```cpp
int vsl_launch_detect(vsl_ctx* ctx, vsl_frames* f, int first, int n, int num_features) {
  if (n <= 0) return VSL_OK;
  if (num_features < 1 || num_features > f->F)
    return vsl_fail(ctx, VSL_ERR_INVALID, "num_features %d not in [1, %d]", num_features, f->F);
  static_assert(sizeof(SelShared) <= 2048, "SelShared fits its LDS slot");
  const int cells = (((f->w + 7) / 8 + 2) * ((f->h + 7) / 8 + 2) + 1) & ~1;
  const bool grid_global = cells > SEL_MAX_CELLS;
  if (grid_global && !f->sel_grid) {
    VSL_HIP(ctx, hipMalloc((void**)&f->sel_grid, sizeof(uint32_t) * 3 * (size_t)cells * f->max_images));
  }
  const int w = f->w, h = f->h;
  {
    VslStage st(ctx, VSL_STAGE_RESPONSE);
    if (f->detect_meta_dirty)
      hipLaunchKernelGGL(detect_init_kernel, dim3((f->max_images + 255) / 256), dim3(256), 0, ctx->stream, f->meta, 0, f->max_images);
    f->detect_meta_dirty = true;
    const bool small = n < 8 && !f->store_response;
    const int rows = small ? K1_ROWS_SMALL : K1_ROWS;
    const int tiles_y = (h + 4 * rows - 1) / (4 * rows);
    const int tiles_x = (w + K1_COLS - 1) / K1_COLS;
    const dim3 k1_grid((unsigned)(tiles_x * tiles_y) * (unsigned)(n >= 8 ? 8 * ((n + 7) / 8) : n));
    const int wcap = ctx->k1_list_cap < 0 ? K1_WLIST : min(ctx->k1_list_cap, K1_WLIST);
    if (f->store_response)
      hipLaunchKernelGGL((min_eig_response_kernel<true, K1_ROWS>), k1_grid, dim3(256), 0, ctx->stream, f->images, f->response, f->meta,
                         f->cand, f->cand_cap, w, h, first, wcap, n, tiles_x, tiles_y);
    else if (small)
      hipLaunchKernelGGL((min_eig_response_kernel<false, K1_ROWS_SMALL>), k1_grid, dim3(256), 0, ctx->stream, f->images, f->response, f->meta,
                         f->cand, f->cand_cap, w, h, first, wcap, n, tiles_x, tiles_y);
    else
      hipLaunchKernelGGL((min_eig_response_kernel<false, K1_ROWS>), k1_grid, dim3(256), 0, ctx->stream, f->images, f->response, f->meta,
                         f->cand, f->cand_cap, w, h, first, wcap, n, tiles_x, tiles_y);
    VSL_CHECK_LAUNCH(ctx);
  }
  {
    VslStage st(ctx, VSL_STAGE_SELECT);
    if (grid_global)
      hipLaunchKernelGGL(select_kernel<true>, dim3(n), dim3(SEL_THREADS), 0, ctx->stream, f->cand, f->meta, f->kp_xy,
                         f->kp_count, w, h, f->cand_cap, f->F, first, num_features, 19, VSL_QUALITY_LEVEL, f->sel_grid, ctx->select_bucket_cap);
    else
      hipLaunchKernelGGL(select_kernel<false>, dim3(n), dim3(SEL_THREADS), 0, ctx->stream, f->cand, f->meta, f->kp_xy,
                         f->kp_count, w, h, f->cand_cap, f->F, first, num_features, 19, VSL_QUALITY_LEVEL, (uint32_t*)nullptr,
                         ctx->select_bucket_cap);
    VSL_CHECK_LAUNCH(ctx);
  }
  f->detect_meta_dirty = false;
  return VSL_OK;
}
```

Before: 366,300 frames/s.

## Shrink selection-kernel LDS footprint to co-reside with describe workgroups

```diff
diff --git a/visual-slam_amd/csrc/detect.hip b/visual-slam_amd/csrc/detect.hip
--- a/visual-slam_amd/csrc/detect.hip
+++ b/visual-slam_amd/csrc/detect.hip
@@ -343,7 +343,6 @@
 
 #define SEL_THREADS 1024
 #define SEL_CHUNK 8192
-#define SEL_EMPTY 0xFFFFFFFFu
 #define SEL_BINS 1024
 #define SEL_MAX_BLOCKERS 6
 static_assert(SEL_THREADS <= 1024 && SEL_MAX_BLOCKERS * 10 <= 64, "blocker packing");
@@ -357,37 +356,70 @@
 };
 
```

======

[Exercise details] Write down every record shown above precisely.

[Response box]
```cpp
int vsl_launch_detect(vsl_ctx* ctx, vsl_frames* f, int first, int n, int num_features) {
  if (n <= 0) return VSL_OK;
  if (num_features < 1 || num_features > f->F)
    return vsl_fail(ctx, VSL_ERR_INVALID, "num_features %d not in [1, %d]", num_features, f->F);
  static_assert(sizeof(SelShared) <= 2048, "SelShared fits its LDS slot");
  const int cells = (((f->w + 7) / 8 + 2) * ((f->h + 7) / 8 + 2) + 1) & ~1;
  const bool grid_global = cells > SEL_MAX_CELLS;
  if (grid_global && !f->sel_grid) {
    VSL_HIP(ctx, hipMalloc((void**)&f->sel_grid, sizeof(uint32_t) * 3 * (size_t)cells * f->max_images));
  }
  const int w = f->w, h = f->h;
  {
    VslStage st(ctx, VSL_STAGE_RESPONSE);
    if (f->detect_meta_dirty)
      hipLaunchKernelGGL(detect_init_kernel, dim3((f->max_images + 255) / 256), dim3(256), 0, ctx->stream, f->meta, 0, f->max_images);
    f->detect_meta_dirty = true;
    const bool small = n < 8 && !f->store_response;
    const int rows = small ? K1_ROWS_SMALL : K1_ROWS;
    const int tiles_y = (h + 4 * rows - 1) / (4 * rows);
    const int tiles_x = (w + K1_COLS - 1) / K1_COLS;
    const dim3 k1_grid((unsigned)(tiles_x * tiles_y) * (unsigned)(n >= 8 ? 8 * ((n + 7) / 8) : n));
    const int wcap = ctx->k1_list_cap < 0 ? K1_WLIST : min(ctx->k1_list_cap, K1_WLIST);
    if (f->store_response)
      hipLaunchKernelGGL((min_eig_response_kernel<true, K1_ROWS>), k1_grid, dim3(256), 0, ctx->stream, f->images, f->response, f->meta,
                         f->cand, f->cand_cap, w, h, first, wcap, n, tiles_x, tiles_y);
    else if (small)
      hipLaunchKernelGGL((min_eig_response_kernel<false, K1_ROWS_SMALL>), k1_grid, dim3(256), 0, ctx->stream, f->images, f->response, f->meta,
                         f->cand, f->cand_cap, w, h, first, wcap, n, tiles_x, tiles_y);
    else
      hipLaunchKernelGGL((min_eig_response_kernel<false, K1_ROWS>), k1_grid, dim3(256), 0, ctx->stream, f->images, f->response, f->meta,
                         f->cand, f->cand_cap, w, h, first, wcap, n, tiles_x, tiles_y);
    VSL_CHECK_LAUNCH(ctx);
  }
  {
    VslStage st(ctx, VSL_STAGE_SELECT);
    if (grid_global)
      hipLaunchKernelGGL(select_kernel<true>, dim3(n), dim3(SEL_THREADS), 0, ctx->stream, f->cand, f->meta, f->kp_xy,
                         f->kp_count, w, h, f->cand_cap, f->F, first, num_features, 19, VSL_QUALITY_LEVEL, f->sel_grid, ctx->select_bucket_cap);
    else
      hipLaunchKernelGGL(select_kernel<false>, dim3(n), dim3(SEL_THREADS), 0, ctx->stream, f->cand, f->meta, f->kp_xy,
                         f->kp_count, w, h, f->cand_cap, f->F, first, num_features, 19, VSL_QUALITY_LEVEL, (uint32_t*)nullptr,
                         ctx->select_bucket_cap);
    VSL_CHECK_LAUNCH(ctx);
  }
  f->detect_meta_dirty = false;
  return VSL_OK;
}
```

Before: 366,300 frames/s.

## Shrink selection-kernel LDS footprint to co-reside with describe workgroups

```diff
diff --git a/visual-slam_amd/csrc/detect.hip b/visual-slam_amd/csrc/detect.hip
--- a/visual-slam_amd/csrc/detect.hip
+++ b/visual-slam_amd/csrc/detect.hip
@@ -343,7 +343,6 @@
 
 #define SEL_THREADS 1024
 #define SEL_CHUNK 8192
-#define SEL_EMPTY 0xFFFFFFFFu
 #define SEL_BINS 1024
 #define SEL_MAX_BLOCKERS 6
 static_assert(SEL_THREADS <= 1024 && SEL_MAX_BLOCKERS * 10 <= 64, "blocker packing");
@@ -357,37 +356,70 @@
 };
 
```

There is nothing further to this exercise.